(Dataset entries)
● ● ● ● ●
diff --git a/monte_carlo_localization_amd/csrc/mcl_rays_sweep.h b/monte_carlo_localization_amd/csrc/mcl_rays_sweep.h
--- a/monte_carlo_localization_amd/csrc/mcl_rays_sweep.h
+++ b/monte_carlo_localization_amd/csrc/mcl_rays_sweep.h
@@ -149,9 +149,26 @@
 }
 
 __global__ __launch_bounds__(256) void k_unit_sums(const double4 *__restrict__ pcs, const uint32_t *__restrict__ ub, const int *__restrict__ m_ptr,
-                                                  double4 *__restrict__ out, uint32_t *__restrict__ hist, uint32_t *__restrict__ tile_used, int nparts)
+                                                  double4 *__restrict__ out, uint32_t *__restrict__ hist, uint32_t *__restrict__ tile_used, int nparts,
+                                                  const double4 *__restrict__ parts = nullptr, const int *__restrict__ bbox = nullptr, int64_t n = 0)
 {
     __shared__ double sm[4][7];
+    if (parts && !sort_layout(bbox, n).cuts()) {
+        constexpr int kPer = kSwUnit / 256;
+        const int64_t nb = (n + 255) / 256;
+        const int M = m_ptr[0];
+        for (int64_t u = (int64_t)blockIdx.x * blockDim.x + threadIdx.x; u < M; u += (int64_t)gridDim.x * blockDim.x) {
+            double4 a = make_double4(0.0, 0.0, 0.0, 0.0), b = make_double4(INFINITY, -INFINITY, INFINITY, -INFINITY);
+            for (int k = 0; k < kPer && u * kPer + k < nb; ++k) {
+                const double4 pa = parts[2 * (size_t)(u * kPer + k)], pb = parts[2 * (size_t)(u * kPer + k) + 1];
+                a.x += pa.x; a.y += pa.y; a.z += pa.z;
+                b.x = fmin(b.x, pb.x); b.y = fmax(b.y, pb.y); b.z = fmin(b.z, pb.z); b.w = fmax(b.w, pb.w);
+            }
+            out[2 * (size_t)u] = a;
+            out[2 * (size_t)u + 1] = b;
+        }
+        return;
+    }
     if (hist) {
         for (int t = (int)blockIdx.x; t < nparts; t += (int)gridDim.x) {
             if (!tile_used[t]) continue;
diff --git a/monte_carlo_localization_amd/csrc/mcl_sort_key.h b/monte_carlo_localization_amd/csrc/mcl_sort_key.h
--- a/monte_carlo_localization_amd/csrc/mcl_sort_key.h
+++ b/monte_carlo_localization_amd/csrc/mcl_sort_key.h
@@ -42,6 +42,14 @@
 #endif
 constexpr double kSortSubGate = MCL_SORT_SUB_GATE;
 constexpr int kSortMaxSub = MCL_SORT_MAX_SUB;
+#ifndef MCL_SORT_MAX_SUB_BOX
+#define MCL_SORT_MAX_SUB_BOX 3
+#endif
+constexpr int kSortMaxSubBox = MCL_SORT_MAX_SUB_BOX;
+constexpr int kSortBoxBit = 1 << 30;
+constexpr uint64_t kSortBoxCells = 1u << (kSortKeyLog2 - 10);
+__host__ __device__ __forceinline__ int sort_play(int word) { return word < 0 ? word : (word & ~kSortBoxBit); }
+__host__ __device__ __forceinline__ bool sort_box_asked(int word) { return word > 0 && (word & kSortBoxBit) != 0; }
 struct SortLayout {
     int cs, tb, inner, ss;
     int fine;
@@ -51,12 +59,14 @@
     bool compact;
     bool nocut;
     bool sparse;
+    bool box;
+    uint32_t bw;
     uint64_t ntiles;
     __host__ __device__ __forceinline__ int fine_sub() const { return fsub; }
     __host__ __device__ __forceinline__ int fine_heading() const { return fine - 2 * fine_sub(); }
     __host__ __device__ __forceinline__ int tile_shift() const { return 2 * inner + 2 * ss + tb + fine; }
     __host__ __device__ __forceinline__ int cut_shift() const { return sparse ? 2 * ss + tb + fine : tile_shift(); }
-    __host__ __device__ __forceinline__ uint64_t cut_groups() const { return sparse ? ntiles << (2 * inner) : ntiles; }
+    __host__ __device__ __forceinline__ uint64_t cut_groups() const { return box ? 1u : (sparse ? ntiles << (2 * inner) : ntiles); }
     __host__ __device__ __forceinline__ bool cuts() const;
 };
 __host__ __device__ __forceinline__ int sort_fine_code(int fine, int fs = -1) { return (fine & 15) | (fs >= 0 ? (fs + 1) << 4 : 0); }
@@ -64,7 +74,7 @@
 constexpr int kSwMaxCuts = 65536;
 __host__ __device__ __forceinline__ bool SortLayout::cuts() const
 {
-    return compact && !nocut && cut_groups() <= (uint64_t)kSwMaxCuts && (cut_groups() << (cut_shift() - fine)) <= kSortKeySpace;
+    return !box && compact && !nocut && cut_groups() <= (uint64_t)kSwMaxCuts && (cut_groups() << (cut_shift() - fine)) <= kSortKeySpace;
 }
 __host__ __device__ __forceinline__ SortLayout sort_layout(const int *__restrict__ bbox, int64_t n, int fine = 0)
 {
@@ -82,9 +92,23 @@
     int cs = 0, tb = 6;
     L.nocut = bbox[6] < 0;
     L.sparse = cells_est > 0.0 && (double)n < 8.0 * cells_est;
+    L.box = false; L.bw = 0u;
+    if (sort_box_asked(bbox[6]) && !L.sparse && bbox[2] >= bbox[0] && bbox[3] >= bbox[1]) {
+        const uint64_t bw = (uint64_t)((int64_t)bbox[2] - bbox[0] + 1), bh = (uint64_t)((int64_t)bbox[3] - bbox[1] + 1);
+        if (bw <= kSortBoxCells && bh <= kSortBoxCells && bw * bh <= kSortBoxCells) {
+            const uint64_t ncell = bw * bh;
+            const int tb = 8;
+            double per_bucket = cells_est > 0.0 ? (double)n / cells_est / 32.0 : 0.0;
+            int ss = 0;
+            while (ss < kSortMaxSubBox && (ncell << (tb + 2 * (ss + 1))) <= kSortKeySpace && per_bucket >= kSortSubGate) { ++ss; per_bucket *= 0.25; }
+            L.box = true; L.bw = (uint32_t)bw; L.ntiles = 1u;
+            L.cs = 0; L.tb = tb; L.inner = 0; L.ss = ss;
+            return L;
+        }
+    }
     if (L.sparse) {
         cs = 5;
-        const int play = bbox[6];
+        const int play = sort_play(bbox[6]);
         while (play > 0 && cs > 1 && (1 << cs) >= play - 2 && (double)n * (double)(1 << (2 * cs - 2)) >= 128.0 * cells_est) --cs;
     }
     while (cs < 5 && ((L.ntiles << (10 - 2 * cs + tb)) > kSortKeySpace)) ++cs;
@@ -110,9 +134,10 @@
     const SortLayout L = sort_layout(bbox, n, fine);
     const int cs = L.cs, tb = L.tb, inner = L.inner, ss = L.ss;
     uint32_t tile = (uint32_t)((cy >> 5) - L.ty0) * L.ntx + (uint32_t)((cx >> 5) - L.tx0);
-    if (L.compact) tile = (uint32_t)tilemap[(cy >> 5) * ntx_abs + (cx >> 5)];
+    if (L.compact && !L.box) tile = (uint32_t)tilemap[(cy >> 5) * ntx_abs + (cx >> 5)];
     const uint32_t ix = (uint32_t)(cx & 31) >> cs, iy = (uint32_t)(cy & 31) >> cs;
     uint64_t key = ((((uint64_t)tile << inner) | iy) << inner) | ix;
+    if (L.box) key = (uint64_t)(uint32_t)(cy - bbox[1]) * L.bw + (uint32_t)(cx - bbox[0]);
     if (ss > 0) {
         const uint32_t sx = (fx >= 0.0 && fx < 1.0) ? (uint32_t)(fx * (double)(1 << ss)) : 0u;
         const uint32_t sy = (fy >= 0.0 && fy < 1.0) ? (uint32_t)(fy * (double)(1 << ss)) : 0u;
● ● ● ● ●
Write out a verbatim copy of the data, beginning with its first line and ending with the line that contains "tile_used, int nparts)".

> _RESPONSE_:
diff --git a/monte_carlo_localization_amd/csrc/mcl_rays_sweep.h b/monte_carlo_localization_amd/csrc/mcl_rays_sweep.h
--- a/monte_carlo_localization_amd/csrc/mcl_rays_sweep.h
+++ b/monte_carlo_localization_amd/csrc/mcl_rays_sweep.h
@@ -149,9 +149,26 @@
 }
 
 __global__ __launch_bounds__(256) void k_unit_sums(const double4 *__restrict__ pcs, const uint32_t *__restrict__ ub, const int *__restrict__ m_ptr,
-                                                  double4 *__restrict__ out, uint32_t *__restrict__ hist, uint32_t *__restrict__ tile_used, int nparts)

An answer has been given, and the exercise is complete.